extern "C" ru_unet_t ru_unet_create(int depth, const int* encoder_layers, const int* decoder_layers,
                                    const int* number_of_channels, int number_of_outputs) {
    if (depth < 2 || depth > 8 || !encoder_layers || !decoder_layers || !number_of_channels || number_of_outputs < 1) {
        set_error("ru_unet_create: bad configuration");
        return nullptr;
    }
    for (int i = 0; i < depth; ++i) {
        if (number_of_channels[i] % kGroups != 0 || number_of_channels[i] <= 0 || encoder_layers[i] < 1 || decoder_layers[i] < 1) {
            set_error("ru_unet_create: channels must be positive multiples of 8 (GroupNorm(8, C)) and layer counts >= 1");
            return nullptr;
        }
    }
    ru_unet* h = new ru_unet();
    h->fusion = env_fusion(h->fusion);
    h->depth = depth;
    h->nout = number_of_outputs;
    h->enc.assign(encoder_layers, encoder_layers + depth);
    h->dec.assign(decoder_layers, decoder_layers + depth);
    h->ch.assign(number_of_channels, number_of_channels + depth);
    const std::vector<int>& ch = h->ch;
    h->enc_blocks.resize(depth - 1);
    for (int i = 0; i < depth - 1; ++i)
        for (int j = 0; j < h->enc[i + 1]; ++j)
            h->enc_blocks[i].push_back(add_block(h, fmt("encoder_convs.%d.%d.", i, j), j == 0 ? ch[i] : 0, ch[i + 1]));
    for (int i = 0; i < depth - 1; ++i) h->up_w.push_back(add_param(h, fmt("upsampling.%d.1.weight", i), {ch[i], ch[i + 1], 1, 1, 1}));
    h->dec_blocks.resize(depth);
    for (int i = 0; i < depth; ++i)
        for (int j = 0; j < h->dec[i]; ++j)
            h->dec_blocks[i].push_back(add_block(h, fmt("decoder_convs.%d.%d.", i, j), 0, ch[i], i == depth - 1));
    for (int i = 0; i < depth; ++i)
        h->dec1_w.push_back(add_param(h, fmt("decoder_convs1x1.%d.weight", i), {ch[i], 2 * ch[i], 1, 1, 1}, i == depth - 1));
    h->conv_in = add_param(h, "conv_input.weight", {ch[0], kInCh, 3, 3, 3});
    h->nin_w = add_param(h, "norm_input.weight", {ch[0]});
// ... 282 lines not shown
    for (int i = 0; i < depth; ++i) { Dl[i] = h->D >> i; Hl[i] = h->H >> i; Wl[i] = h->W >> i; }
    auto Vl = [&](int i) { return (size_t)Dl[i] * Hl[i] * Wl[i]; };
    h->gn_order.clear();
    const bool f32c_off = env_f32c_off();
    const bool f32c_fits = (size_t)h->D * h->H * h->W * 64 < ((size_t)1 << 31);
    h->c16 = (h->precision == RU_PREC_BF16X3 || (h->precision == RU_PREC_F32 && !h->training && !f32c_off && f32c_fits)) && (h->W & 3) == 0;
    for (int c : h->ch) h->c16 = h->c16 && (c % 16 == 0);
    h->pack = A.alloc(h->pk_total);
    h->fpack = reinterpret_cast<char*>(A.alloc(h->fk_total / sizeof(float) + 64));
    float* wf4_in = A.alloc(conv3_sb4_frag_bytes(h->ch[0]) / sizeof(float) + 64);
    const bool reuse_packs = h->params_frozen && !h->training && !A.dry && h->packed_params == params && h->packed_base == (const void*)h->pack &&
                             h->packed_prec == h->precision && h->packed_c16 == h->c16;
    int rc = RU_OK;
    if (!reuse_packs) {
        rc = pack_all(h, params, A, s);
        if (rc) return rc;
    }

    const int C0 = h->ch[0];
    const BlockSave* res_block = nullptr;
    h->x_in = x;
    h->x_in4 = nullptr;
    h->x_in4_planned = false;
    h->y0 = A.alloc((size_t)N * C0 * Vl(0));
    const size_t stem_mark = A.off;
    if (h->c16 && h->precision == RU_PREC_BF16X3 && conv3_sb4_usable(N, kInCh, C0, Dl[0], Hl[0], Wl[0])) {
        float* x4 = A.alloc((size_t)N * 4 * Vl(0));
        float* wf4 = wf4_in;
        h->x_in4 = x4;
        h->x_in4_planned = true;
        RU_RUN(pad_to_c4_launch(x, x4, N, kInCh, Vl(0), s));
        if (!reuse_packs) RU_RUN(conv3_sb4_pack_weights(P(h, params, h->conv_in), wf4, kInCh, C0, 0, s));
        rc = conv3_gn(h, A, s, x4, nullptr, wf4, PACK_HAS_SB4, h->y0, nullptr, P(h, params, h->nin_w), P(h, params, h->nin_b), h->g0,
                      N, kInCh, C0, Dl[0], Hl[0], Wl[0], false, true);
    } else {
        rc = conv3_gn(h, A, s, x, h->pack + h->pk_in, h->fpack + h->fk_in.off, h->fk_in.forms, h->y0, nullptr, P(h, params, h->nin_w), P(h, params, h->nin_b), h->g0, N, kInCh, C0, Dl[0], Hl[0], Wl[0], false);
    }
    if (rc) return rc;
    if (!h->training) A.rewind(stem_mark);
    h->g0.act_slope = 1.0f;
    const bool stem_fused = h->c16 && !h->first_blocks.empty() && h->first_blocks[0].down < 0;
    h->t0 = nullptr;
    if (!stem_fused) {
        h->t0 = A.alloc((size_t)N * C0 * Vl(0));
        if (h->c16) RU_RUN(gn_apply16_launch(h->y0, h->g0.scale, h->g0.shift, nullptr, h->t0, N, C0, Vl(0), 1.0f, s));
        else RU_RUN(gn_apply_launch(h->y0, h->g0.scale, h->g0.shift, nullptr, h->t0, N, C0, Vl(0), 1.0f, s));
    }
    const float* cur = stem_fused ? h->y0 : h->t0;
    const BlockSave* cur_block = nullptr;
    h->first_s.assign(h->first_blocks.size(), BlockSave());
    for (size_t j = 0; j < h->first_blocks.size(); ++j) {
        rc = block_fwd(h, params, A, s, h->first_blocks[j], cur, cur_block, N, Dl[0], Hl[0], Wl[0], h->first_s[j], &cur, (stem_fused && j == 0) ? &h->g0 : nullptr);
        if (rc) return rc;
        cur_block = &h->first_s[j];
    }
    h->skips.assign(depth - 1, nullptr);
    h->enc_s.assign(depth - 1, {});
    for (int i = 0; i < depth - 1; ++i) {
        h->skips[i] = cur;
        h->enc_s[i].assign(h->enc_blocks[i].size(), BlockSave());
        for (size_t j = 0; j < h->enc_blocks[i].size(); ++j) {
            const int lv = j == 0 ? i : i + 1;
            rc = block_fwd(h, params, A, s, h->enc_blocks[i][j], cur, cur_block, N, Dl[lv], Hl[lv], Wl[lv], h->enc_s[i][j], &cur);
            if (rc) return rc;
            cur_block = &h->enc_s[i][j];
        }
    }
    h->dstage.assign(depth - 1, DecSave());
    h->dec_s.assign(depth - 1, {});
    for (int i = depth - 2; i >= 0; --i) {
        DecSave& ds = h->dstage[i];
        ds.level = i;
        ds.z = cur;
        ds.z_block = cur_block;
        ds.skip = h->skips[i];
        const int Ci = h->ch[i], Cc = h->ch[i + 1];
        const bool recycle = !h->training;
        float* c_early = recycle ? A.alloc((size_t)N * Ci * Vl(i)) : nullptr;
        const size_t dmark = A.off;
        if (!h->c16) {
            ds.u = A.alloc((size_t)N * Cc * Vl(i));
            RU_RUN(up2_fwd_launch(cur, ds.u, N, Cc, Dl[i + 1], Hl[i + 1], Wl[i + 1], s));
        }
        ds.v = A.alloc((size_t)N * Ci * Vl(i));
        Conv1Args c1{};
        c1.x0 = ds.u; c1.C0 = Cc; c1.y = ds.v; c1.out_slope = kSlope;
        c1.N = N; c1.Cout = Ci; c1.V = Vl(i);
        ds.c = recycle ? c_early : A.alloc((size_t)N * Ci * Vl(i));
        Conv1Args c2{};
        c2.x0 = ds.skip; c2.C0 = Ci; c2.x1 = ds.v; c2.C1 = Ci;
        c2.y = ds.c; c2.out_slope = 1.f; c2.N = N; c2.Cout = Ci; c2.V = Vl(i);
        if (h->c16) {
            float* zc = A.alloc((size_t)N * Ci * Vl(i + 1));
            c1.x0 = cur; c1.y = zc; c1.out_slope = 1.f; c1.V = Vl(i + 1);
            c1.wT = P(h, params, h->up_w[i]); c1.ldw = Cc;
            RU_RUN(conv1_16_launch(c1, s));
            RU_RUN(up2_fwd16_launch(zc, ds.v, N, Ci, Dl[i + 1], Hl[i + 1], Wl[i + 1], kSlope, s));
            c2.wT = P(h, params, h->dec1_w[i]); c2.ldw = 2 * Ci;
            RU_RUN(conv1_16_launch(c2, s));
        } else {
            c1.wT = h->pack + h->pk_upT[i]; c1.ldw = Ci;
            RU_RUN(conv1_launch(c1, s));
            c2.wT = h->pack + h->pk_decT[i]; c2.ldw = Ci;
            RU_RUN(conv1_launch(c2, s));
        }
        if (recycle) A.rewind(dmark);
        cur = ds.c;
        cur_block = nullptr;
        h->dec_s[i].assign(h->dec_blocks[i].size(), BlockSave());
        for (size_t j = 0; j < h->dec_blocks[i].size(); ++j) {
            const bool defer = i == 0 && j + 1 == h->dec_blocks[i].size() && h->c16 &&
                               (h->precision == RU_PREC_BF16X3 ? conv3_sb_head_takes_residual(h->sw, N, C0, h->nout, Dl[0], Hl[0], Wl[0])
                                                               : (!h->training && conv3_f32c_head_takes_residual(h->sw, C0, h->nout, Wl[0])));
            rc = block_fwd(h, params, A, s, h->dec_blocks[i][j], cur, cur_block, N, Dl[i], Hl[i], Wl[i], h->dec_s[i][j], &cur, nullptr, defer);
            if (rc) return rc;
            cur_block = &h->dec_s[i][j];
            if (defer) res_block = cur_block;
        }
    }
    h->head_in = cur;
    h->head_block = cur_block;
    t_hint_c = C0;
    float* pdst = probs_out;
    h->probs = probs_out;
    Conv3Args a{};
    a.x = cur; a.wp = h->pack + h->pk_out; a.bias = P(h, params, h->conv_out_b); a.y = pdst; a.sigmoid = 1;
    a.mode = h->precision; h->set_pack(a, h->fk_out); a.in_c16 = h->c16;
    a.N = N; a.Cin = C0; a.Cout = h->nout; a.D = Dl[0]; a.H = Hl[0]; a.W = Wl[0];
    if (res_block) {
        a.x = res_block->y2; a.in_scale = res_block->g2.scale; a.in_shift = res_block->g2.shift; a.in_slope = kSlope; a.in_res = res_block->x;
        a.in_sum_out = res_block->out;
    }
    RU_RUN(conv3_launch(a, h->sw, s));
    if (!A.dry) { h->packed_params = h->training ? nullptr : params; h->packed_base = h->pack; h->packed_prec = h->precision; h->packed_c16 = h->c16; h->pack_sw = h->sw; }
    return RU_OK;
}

Exercise objective:
Nothing outside the span should appear: transcribe the lines from the one containing "a.x = res_block->y2;" through the last line of the records.

Finished exercise:
        a.x = res_block->y2; a.in_scale = res_block->g2.scale; a.in_shift = res_block->g2.shift; a.in_slope = kSlope; a.in_res = res_block->x;
        a.in_sum_out = res_block->out;
    }
    RU_RUN(conv3_launch(a, h->sw, s));
    if (!A.dry) { h->packed_params = h->training ? nullptr : params; h->packed_base = h->pack; h->packed_prec = h->precision; h->packed_c16 = h->c16; h->pack_sw = h->sw; }
    return RU_OK;
}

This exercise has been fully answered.